Breaking the limits of supermarket fare
As we tour the garden we slow down, take a closer look and see produce in its big and wild forms as well as in its most delicate and enfant forms — the potatoes breaking through the dirt, the first corn leaves.
It’s long been a frustration of mine that despite my long experience cooking from the farmers market and my garden, that in the end, my recipes are still based on the supermarket and its narrow lens of what’s what — bunches of asparagus, each stalk the same length and diameter, chad and kale listed as bunches. Cooking with garden produce keeps us on our toes, adjusting to this, accommodating to that. It forces us to see our world of food up close and then act from what we observe and taste — not what we read — or pay the consequences! It’s a truly exhilarating way to cook, one that depends on our involvement and sharpens our intuitions. It would be impossible to put all the conditions and decisions made based on them on a page. In this sense, cooking from a garden is hugely freeing.
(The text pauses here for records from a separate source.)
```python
# ... 314 lines not shown
        self._nets.append(cfn)

    def set_pool_policy(self, policy):
        _check(lib().agz_arena_set_pool_policy(self.h, int(policy)), "agz_arena_set_pool_policy")

    def reset(self, a_is_black=None):
        if a_is_black is None:
            _check(lib().agz_arena_reset(self.h, None), "agz_arena_reset")
        else:
            a = np.ascontiguousarray(a_is_black, dtype=np.uint8)
            assert a.size == self.n_games
            _check(lib().agz_arena_reset(self.h, a.ctypes.data_as(C.POINTER(C.c_uint8))), "agz_arena_reset")

    def play(self, n_moves=0, record=True):
        _check(lib().agz_arena_play(self.h, n_moves, int(record)), "agz_arena_play")

    def selfplay(self, n_games_target, record=True):
        _check(lib().agz_arena_selfplay(self.h, n_games_target, int(record)), "agz_arena_selfplay")

    def set_parallel(self, lanes):
        _check(lib().agz_arena_set_parallel(self.h, int(lanes)), "agz_arena_set_parallel")

    def begin_move(self):
        _check(lib().agz_arena_begin_move(self.h), "agz_arena_begin_move")

    def simulate(self, k):
        _check(lib().agz_arena_simulate(self.h, k), "agz_arena_simulate")

    def end_move(self, record=True):
        _check(lib().agz_arena_end_move(self.h, int(record)), "agz_arena_end_move")

    def apply_moves(self, moves):
        m = np.ascontiguousarray(moves, dtype=np.int32)
        assert m.size == self.n_games
        _check(lib().agz_arena_apply_moves(self.h, _pi(m)), "agz_arena_apply_moves")

    def stats(self):
        s = ArenaStats()
        _check(lib().agz_arena_get_stats(self.h, C.byref(s)), "agz_arena_get_stats")
        return {f: getattr(s, f) for f, _ in ArenaStats._fields_}

    def random_moves(self, n_moves, seed=1337):
        m = np.ascontiguousarray(n_moves, dtype=np.int32)
        assert m.size == self.n_games
        _check(lib().agz_arena_random_moves(self.h, _pi(m), seed), "agz_arena_random_moves")

    def set_state(self, g, **kw):
        st, keep = make_state(self.m * self.n, **kw)
        _check(lib().agz_arena_set_state(self.h, g, C.byref(st)), "agz_arena_set_state")
        del keep

    def results(self):
        a, b, d = C.c_int64(0), C.c_int64(0), C.c_int64(0)
        _check(lib().agz_arena_get_results(self.h, C.byref(a), C.byref(b), C.byref(d)), "agz_arena_get_results")
        return {"a_wins": a.value, "b_wins": b.value, "draws": d.value}

    def game(self, g):
        board = np.zeros(self.m * self.n, dtype=np.int32)
        st = GameState()
        _check(lib().agz_arena_get_game(self.h, g, _pi(board), C.byref(st)), "agz_arena_get_game")
        return board, {f: getattr(st, f) for f, _ in GameState._fields_ if f != "reserved"}

    def history(self, g):
        a = np.zeros(4096, dtype=np.int32)
        n = C.c_int32(0)
        _check(lib().agz_arena_get_history(self.h, g, _pi(a), a.size, C.byref(n)), "agz_arena_get_history")
        return a[:n.value].copy()

    def root_children(self, g, agent):
        cap = self.m * self.n + 2
        mv = np.zeros(cap, dtype=np.int32)
        vis = np.zeros(cap, dtype=np.uint32)
        bs = np.zeros(cap, dtype=np.float32)
        pr = np.zeros(cap, dtype=np.float32)
        n = C.c_int32(0)
        _check(lib().agz_arena_root_children(self.h, g, agent, _pi(mv), vis.ctypes.data_as(C.POINTER(C.c_uint32)),
                                             _pf(bs), _pf(pr), cap, C.byref(n)), "agz_arena_root_children")
        k = n.value
        return mv[:k].copy(), vis[:k].copy(), bs[:k].copy(), pr[:k].copy()

    def set_prep_compact(self, on=True):
        _check(lib().agz_arena_set_prep_compact(self.h, int(on)), "agz_arena_set_prep_compact")

    def last_prep_batch(self):
        b, r = C.c_int(0), C.c_int(0)
        _check(lib().agz_arena_last_prep_batch(self.h, C.byref(b), C.byref(r)), "agz_arena_last_prep_batch")
        return b.value, r.value

    def pool_capacity(self):
        c, g = C.c_int(0), C.c_int(0)
        _check(lib().agz_arena_pool_capacity(self.h, C.byref(c), C.byref(g)), "agz_arena_pool_capacity")
        return c.value, g.value

    def max_path_nodes(self):
        v = C.c_int64(0)
        _check(lib().agz_arena_debug_counter(self.h, 15, C.byref(v)), "agz_arena_debug_counter")
        return v.value

    def tree_nodes(self, g, agent):
        n = C.c_int32(0)
        _check(lib().agz_arena_tree_nodes(self.h, g, agent, C.byref(n)), "agz_arena_tree_nodes")
        return n.value

    def examples(self):
        n = C.c_int32(0)
        _check(lib().agz_arena_get_examples(self.h, None, None, None, None, 0, C.byref(n)), "agz_arena_get_examples")
        k = n.value
        cells = self.m * self.n
        planes = np.zeros((k, self.features * cells), np.float32)
        policy = np.zeros((k, self.action_space + 1), np.float32)
        value = np.zeros(k, np.float32)
        gidx = np.zeros(k, np.int32)
        if k:
            _check(lib().agz_arena_get_examples(self.h, _pf(planes), _pf(policy), _pf(value), _pi(gidx), k,
                                                C.byref(n)), "agz_arena_get_examples")
        return planes, policy, value, gidx

    def clear_examples(self):
        _check(lib().agz_arena_clear_examples(self.h), "agz_arena_clear_examples")


def make_state(cells, board, to_move, n_moves=0, passes=0, hash=0, captures=(0.0, 0.0), last_moves=(), historical=()):
    b = np.ascontiguousarray(board, dtype=np.int32).reshape(-1)
    assert b.size == cells
    lm = np.ascontiguousarray(last_moves, dtype=np.int32).reshape(-1)
    hs = np.ascontiguousarray(historical, dtype=np.int32).reshape(-1)
    assert hs.size % cells == 0
    st = State()
    st.board = _pi(b)
    st.to_move, st.n_moves, st.passes, st.hash = int(to_move), int(n_moves), int(passes), int(hash) & 0xFFFFFFFF
    st.captures_black, st.captures_white = float(captures[0]), float(captures[1])
    st.last_moves = _pi(lm) if lm.size else None
    st.n_last_moves = lm.size
    st.historical = _pi(hs) if hs.size else None
    st.n_historical = hs.size // cells
    return st, [b, lm, hs]


class Mcts:

    def __init__(self, ctx, kind, m, n, k=0, komi=0.0, encoder=ENC_TWOPLANE, seed=1337, max_nodes=0, max_moves=0, PUCT=1.0,
                 M=None, N=None, RandomCount=0, Budget=100, RandomMinVisits=0, RandomTemperature=0.0, DumbPass=True,
                 ResignPercentage=0.0, PassPreference=DONT_PREFER_PASS):
        self.ctx = ctx
        self.kind, self.m, self.n = kind, m, n
        self.action_space = n if kind == GAME_C4 else m * n
        self.gconf = GameConf(kind, m, n, k, komi, max_moves, encoder)
        self.mconf = MctsConf(PUCT, M if M is not None else m, N if N is not None else n, RandomCount, Budget,
                              RandomMinVisits, RandomTemperature, int(DumbPass), ResignPercentage, PassPreference)
        self.h = C.c_void_p()
        self._nets = []
        _check(lib().agz_mcts_create(ctx.h, C.byref(self.gconf), C.byref(self.mconf), seed, max_nodes, C.byref(self.h)),
               "agz_mcts_create")
        ctx._adopt(self)

    def close(self):
        if self.h and self.ctx.h:
            lib().agz_mcts_destroy(self.h)
        self.h = C.c_void_p()

    def __del__(self):
        try:
            self.close()
        except Exception:
            pass

# ... 265 lines not shown
```

### agogo_amd/csrc/common.hpp

```cpp
#pragma once
#include <hip/hip_runtime.h>

#include <cstdarg>
#include <cstdint>
#include <cstdio>
#include <string>
#include <vector>

#include "../../include/agz_debug.h"

namespace agz {

void set_error(const char* fmt, ...);
const char* get_error();
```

Hopefully one doesn’t mind this new freedom — you do have to be present for it and it’s not particularly convenient. But if you are available to your senses, you’ll be cooking in a very different way. Keep your cookbooks for a while, but you might eventually let them go.
Zester Daily contributor Deborah Madison is the author many books on food and cooking, including “The Greens Cookbook” and “Local Flavors: Cooking and Eating From America’s Farmers Markets.” Her latest book is “Seasonal Fruit Desserts from Orchard, Farm and Market.”